* Task material:
----------

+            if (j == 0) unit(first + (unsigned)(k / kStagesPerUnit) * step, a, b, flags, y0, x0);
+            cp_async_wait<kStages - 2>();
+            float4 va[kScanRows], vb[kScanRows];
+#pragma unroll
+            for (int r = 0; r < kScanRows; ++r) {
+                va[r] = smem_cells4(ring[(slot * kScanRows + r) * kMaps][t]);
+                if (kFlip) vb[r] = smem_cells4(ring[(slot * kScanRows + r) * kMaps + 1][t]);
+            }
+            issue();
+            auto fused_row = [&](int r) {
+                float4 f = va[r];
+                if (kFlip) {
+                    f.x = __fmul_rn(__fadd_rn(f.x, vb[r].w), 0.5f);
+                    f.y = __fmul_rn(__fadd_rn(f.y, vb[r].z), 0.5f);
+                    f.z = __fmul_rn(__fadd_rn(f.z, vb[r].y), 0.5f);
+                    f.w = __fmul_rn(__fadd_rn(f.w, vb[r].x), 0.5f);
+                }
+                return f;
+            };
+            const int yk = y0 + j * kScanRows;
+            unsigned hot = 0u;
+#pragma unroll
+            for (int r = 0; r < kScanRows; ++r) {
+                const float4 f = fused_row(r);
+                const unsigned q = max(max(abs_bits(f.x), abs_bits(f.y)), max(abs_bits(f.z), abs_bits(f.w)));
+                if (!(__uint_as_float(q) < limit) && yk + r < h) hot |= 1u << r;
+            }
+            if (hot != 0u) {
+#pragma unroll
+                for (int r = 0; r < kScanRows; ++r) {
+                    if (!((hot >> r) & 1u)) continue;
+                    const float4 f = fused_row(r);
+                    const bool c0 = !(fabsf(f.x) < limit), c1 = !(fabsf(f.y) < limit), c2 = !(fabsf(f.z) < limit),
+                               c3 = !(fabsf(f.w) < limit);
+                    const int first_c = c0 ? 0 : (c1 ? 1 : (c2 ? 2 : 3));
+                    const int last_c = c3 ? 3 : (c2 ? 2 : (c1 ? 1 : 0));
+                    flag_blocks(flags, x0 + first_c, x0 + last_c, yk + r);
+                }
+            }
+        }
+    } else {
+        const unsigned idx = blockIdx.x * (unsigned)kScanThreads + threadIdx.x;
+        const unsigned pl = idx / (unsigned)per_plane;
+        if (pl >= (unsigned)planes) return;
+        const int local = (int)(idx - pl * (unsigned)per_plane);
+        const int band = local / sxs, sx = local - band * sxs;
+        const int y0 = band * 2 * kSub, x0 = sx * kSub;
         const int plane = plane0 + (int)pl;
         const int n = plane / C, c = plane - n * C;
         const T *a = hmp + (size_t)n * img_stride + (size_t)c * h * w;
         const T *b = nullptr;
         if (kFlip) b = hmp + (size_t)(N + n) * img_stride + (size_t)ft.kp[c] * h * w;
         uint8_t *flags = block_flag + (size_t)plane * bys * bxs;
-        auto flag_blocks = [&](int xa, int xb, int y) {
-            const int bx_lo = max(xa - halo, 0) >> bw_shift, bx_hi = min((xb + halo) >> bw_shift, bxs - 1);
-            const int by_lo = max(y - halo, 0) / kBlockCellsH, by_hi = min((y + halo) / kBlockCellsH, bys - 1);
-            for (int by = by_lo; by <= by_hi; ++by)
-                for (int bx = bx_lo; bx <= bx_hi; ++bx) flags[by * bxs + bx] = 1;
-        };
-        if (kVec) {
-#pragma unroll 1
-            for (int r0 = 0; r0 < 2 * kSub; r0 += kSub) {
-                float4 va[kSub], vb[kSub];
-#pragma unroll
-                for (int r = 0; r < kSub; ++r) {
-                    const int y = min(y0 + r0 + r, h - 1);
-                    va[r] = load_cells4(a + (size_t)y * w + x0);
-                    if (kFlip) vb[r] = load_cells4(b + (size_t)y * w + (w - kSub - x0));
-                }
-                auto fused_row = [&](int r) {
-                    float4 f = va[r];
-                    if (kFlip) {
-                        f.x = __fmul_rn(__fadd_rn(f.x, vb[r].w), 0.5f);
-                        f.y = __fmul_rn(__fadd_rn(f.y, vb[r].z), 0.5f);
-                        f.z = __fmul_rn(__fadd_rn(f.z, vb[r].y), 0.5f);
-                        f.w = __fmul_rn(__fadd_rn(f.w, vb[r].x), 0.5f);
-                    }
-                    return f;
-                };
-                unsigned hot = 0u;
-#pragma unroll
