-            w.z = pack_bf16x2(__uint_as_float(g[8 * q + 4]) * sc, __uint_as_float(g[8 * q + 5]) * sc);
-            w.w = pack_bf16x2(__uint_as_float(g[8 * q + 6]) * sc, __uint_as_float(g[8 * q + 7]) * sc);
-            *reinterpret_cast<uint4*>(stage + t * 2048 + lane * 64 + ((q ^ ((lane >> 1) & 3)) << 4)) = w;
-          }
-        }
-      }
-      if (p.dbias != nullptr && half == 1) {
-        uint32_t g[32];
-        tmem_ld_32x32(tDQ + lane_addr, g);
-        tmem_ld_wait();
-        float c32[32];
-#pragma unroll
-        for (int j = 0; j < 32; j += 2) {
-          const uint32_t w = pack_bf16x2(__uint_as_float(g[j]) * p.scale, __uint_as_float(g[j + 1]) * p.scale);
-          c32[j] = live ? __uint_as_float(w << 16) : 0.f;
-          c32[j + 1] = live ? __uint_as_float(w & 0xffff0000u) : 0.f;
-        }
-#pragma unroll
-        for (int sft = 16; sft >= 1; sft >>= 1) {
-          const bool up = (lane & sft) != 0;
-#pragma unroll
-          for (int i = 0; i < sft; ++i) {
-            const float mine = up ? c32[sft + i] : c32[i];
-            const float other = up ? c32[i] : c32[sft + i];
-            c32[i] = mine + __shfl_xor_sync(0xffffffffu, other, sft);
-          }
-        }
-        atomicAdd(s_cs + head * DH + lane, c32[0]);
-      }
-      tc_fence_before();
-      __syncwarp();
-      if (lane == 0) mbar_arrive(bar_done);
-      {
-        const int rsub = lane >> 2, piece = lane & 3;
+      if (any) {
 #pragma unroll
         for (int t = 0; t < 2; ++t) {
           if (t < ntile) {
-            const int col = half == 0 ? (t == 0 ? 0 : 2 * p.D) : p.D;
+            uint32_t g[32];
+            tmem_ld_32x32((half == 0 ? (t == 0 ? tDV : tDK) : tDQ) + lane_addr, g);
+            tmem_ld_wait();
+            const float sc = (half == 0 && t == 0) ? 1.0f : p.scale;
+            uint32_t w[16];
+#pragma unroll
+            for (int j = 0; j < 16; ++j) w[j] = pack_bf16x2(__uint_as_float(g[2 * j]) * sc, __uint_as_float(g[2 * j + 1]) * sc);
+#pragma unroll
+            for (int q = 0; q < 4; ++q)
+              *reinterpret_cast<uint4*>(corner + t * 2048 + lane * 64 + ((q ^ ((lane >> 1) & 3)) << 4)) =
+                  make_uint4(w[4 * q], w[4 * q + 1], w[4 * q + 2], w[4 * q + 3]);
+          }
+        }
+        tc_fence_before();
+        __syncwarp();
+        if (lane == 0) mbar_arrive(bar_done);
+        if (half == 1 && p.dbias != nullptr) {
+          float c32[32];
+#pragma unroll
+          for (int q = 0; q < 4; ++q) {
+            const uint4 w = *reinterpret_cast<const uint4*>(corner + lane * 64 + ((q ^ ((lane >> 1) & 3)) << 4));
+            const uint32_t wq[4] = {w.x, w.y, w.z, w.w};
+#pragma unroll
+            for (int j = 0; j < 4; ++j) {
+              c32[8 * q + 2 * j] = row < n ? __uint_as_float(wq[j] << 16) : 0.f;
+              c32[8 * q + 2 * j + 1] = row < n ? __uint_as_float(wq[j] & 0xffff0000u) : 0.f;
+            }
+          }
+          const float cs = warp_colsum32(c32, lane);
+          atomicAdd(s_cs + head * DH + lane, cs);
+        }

----------

* Exercise directions:
Only one span is wanted. It runs from the first line of the listing through the line with "abs_bits(f.y)), max(abs_bits(f.z), abs_bits(f.w)));", and each line must match exactly.

* Answer:
+            if (j == 0) unit(first + (unsigned)(k / kStagesPerUnit) * step, a, b, flags, y0, x0);
+            cp_async_wait<kStages - 2>();
+            float4 va[kScanRows], vb[kScanRows];
+#pragma unroll
+            for (int r = 0; r < kScanRows; ++r) {
+                va[r] = smem_cells4(ring[(slot * kScanRows + r) * kMaps][t]);
+                if (kFlip) vb[r] = smem_cells4(ring[(slot * kScanRows + r) * kMaps + 1][t]);
+            }
+            issue();
+            auto fused_row = [&](int r) {
+                float4 f = va[r];
+                if (kFlip) {
+                    f.x = __fmul_rn(__fadd_rn(f.x, vb[r].w), 0.5f);
+                    f.y = __fmul_rn(__fadd_rn(f.y, vb[r].z), 0.5f);
+                    f.z = __fmul_rn(__fadd_rn(f.z, vb[r].y), 0.5f);
+                    f.w = __fmul_rn(__fadd_rn(f.w, vb[r].x), 0.5f);
+                }
+                return f;
+            };
+            const int yk = y0 + j * kScanRows;
+            unsigned hot = 0u;
+#pragma unroll
+            for (int r = 0; r < kScanRows; ++r) {
+                const float4 f = fused_row(r);
+                const unsigned q = max(max(abs_bits(f.x), abs_bits(f.y)), max(abs_bits(f.z), abs_bits(f.w)));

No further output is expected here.